Trees

Steven J. Zeil

Last modified: Jul 16, 2014

Contents:
1. Tree Terminology
2. Tree Traversal
2.1 Recursive Traversals
3. Example: Processing Expressions
4. Example: Processing XML
5. Using Trees for Searching
5.1 How Fast Are Binary Search Trees?

Most of the data structures we have looked at so far have been devoted to keeping a collection of elements in some linear order.


Trees

Trees are the most common non-linear data structure in computer science.

Trees also turn out to be exceedingly useful in implementing fast searching and insertion.

1. Tree Terminology


Definition

A tree is a collection of nodes.

If nonempty, the collection includes a designated node r, the root, and zero or more (sub)trees T1, T2, … , Tk, each of whose roots are connected by an edge to r.


A Tree

It’s a subtle, but important point to note that in discussing trees, we sometimes focus on the things connected to the root as individual nodes, and other times as entire trees.


Botanical Families


Binary and General Trees

2. Tree Traversal


Tree Traversal

Many algorithms for manipulating trees need to “traverse” the tree, to visit each node in the tree and process the data in that node. In this section, we’ll look at some prototype algorithms for traversing trees.


Kinds of Traversals


Example: Expression Trees

The tree here, for example, shows the product of a sum and of a subtraction.


Traversing an Expression Tree

Pre-order:
* + 13 a - x 1
In-order:

13 + a * x - 1

Compare to ((13+a)*(x–1)), the “natural” way to write this expression.

Post-order:

13 a + x 1 - *

Post-order traversal yields post-fix notation, which in turn is related to algorithms for expression evaluation.

2.1 Recursive Traversals


Recursive Traversals

Let’s suppose that we have a binary tree whose nodes are declared as shown here.

struct BinaryTreeNode 
{
   T data;
   BinaryTreeNode* left;
   BinaryTreeNode* right;
};

It’s fairly easy to write pre-, in-, and post-order traversal algorithms using recursion.


A Basic Traversal

void basicTraverse (BinaryTreeNode* t)
{
  if (t != 0)
    {
      basicTraverse(t->left);
      basicTraverse(t->right);
    }
}

This is the basic structure for a recursive traversal. If this function is called with a null pointer, we do nothing. But if we have a real pointer to some node, we invoke the function recursively on the left and right subtrees. In this manner, we will eventually visit every node in the tree.
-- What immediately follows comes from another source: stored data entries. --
@@ -267,6 +268,13 @@
     return F.done();
 }
 
+static void launch_cyc_a(hipStream_t s, const int16_t* audio, cpx* A, const Tables& T, int B) { k_cyc_a<<<XCD_GRID(B, CYC_A_PER_FRAME), cycidx::A_BLOCK, 0, s>>>(audio, A, T, B); }
+static void launch_cyc_a(hipStream_t s, const float* audio, cpx* A, const Tables& T, int B) { k_cyc_a_f32<<<XCD_GRID(B, CYC_A_PER_FRAME), cycidx::A_BLOCK, 0, s>>>(audio, A, T, B); }
+template <class In> static void launch_cycle_fft(hipStream_t s, const In* audio, cpx* A, cpx* spec, const Tables& T, int B) {
+    launch_cyc_a(s, audio, A, T, B);
+    k_cyc_bc<<<XCD_GRID(B, CYC_BC_PER_FRAME), cycidx::BC_BLOCK, 0, s>>>(A, spec, T, B);
+}
+
 static void host_twiddle(int n, int count, std::vector<cpx>& w) {
     w.resize(count);
     for (int t = 0; t < count; t++) {
@@ -458,9 +466,17 @@
     host_twiddle(3840, FT8RX_GRID_COLS, w);    rc |= upload(h, &h->T.WR3840, w);
     host_twiddle(3200, 3200, w);   rc |= upload(h, &h->T.W3200, w);
     host_twiddle(96000, 96000, w); rc |= upload(h, &h->T.W96000, w);
+    {
+        std::vector<cpx> wo(cycidx::A_TABLE);
+        cycidx::build_a_table(w.data(), wo.data()); rc |= upload(h, &h->T.W96000o, wo);
+    }
     host_twiddle(300, 300, w);     rc |= upload(h, &h->T.W300, w);
     host_twiddle(320, 320, w);     rc |= upload(h, &h->T.W320, w);
     host_twiddle(192000, FT8RX_SPEC_BINS, w); rc |= upload(h, &h->T.WR192k, w);
+    {
+        std::vector<cpx> wo((size_t)cycidx::bc_table(FT8RX_SPEC_BINS));
+        cycidx::build_bc_table(w.data(), FT8RX_SPEC_BINS, make_float2(0.0f, 0.0f), wo.data()); rc |= upload(h, &h->T.WR192ko, wo);
+    }
     host_twiddle(32, 32, w);       rc |= upload(h, &h->T.W32, w);
     {
         std::vector<float> k32(1800);
@@ -678,8 +694,7 @@
     STAGE("select0");
     k_select0<<<(B * S + 255) / 256, 256, 0, s>>>(rec, ncand, att0, B, sh, wl[WL_FINE]);
     STAGE("cycle_fft");
-    k_cyc_a<<<dim3(40, B), 256, 0, s>>>(audio, A, h->T);
-    k_cyc_bc<<<dim3(CYC_BC_GRID, B), 256, 0, s>>>(A, spec, h->T);
+    launch_cycle_fft(s, audio, A, spec, h->T, B);
     STAGE("fine");
     launch_fine(h, c, weak, ladder_grid(h, B * c.max_cands), s, spec, rec, ncand, llr0, nullptr, nullptr, nullptr, nullptr, wl[WL_FINE],
                 c.h0_lo < FT8RX_MIN_H0_FD || c.h0_hi > FT8RX_MAX_H0_FD + 1);
@@ -2253,8 +2268,7 @@
     ENTER(h);
     if (need_staging(h)) return -2;
     HIPCHK(h, hipMemcpy(h->d_audio, audio, sizeof(int16_t) * (size_t)B * FT8RX_NSAMP, hipMemcpyHostToDevice));
-    k_cyc_a<<<dim3(40, B), 256, 0, h->stream>>>(h->d_audio, h->d_A, h->T);
-    k_cyc_bc<<<dim3(CYC_BC_GRID, B), 256, 0, h->stream>>>(h->d_A, h->d_spec, h->T);
+    launch_cycle_fft(h->stream, h->d_audio, h->d_A, h->d_spec, h->T, B);
     HIPCHK(h, hipStreamSynchronize(h->stream));
     HIPCHK(h, hipMemcpy(spec, h->d_spec, sizeof(cpx) * (size_t)B * FT8RX_SPEC_BINS, hipMemcpyDeviceToHost));
     return 0;
@@ -2634,8 +2648,7 @@
         }
         if (refine == 1) sub_refine(h, B, sel, T, false);
         if (refine == 3) {
-            k_cyc_a_f32<<<dim3(40, B), 256, 0, h->stream>>>(h->d_wf, h->d_A, h->T);
-            k_cyc_bc<<<dim3(CYC_BC_GRID, B), 256, 0, h->stream>>>(h->d_A, h->d_spec, h->T);
+            launch_cycle_fft(h->stream, h->d_wf, h->d_A, h->d_spec, h->T, B);
             k_refine3<<<B, FINE_NT, 0, h->stream>>>(h->d_spec, sel, Tones);
         }
         sub_apply_fullrate(h, B, sel, T);
diff --git a/pyft8_amd/csrc/kernels/common.hpp b/pyft8_amd/csrc/kernels/common.hpp
--- a/pyft8_amd/csrc/kernels/common.hpp
+++ b/pyft8_amd/csrc/kernels/common.hpp
@@ -11,6 +11,8 @@
     const cpx* W320;
     const cpx* WR192k;
     const cpx* W32;
+    const cpx* W96000o;
+    const cpx* WR192ko;
     const double* taper;
     const float* K32;
     const cpx* CS100;
diff --git a/pyft8_amd/csrc/kernels/cycle_spectrum.hpp b/pyft8_amd/csrc/kernels/cycle_spectrum.hpp
--- a/pyft8_amd/csrc/kernels/cycle_spectrum.hpp
+++ b/pyft8_amd/csrc/kernels/cycle_spectrum.hpp
@@ -1,6 +1,9 @@
 #ifndef FT8RX_CYCLE_SPECTRUM_HPP
 #define FT8RX_CYCLE_SPECTRUM_HPP
 
+#define CYC_A_PER_FRAME 20
+static_assert(CYC_A_PER_FRAME == cycidx::A_TILES && cycidx::A_COLS == 16 && cycidx::A_BLOCK == 256 && cycidx::A_G1 == 192 && cycidx::A_G2 == 400,
+              "cyc_a_tile below is written for 16-column tiles and 256 threads");
 FT8_DEV uint32_t cyc_a_pair(const int16_t* __restrict__ a, int at, int inb) { return *reinterpret_cast<const uint32_t*>(a + at) & (uint32_t)inb; }
 FT8_DEV float2 cyc_a_pair(const float* __restrict__ a, int at, int inb) {
     const float2 v = *reinterpret_cast<const float2*>(a + at);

The problem is, this basic form doesn’t do anything.


Pre-Order Traversals

But we can convert it into a pre-order traversal by applying the rule:

process the node before visiting its children


void preOrder (BinaryTreeNode* t)
{
  if (t != 0)
    {
      foo (t->data);
      preOrder(t->left);
      preOrder(t->right);
    }
}



Post-Order Traversals


void postOrder (BinaryTreeNode* t)
{
  if (t != 0)
    {
      postOrder(t->left);
      postOrder(t->right);
      foo (t->data);
    }
}


We get a post-order traversal by applying the rule:

process the node after visiting its children


In-Order Traversals

And we get an in-order traversal by applying the rule:

process the node after visiting its left descendents and before visiting its right descendents.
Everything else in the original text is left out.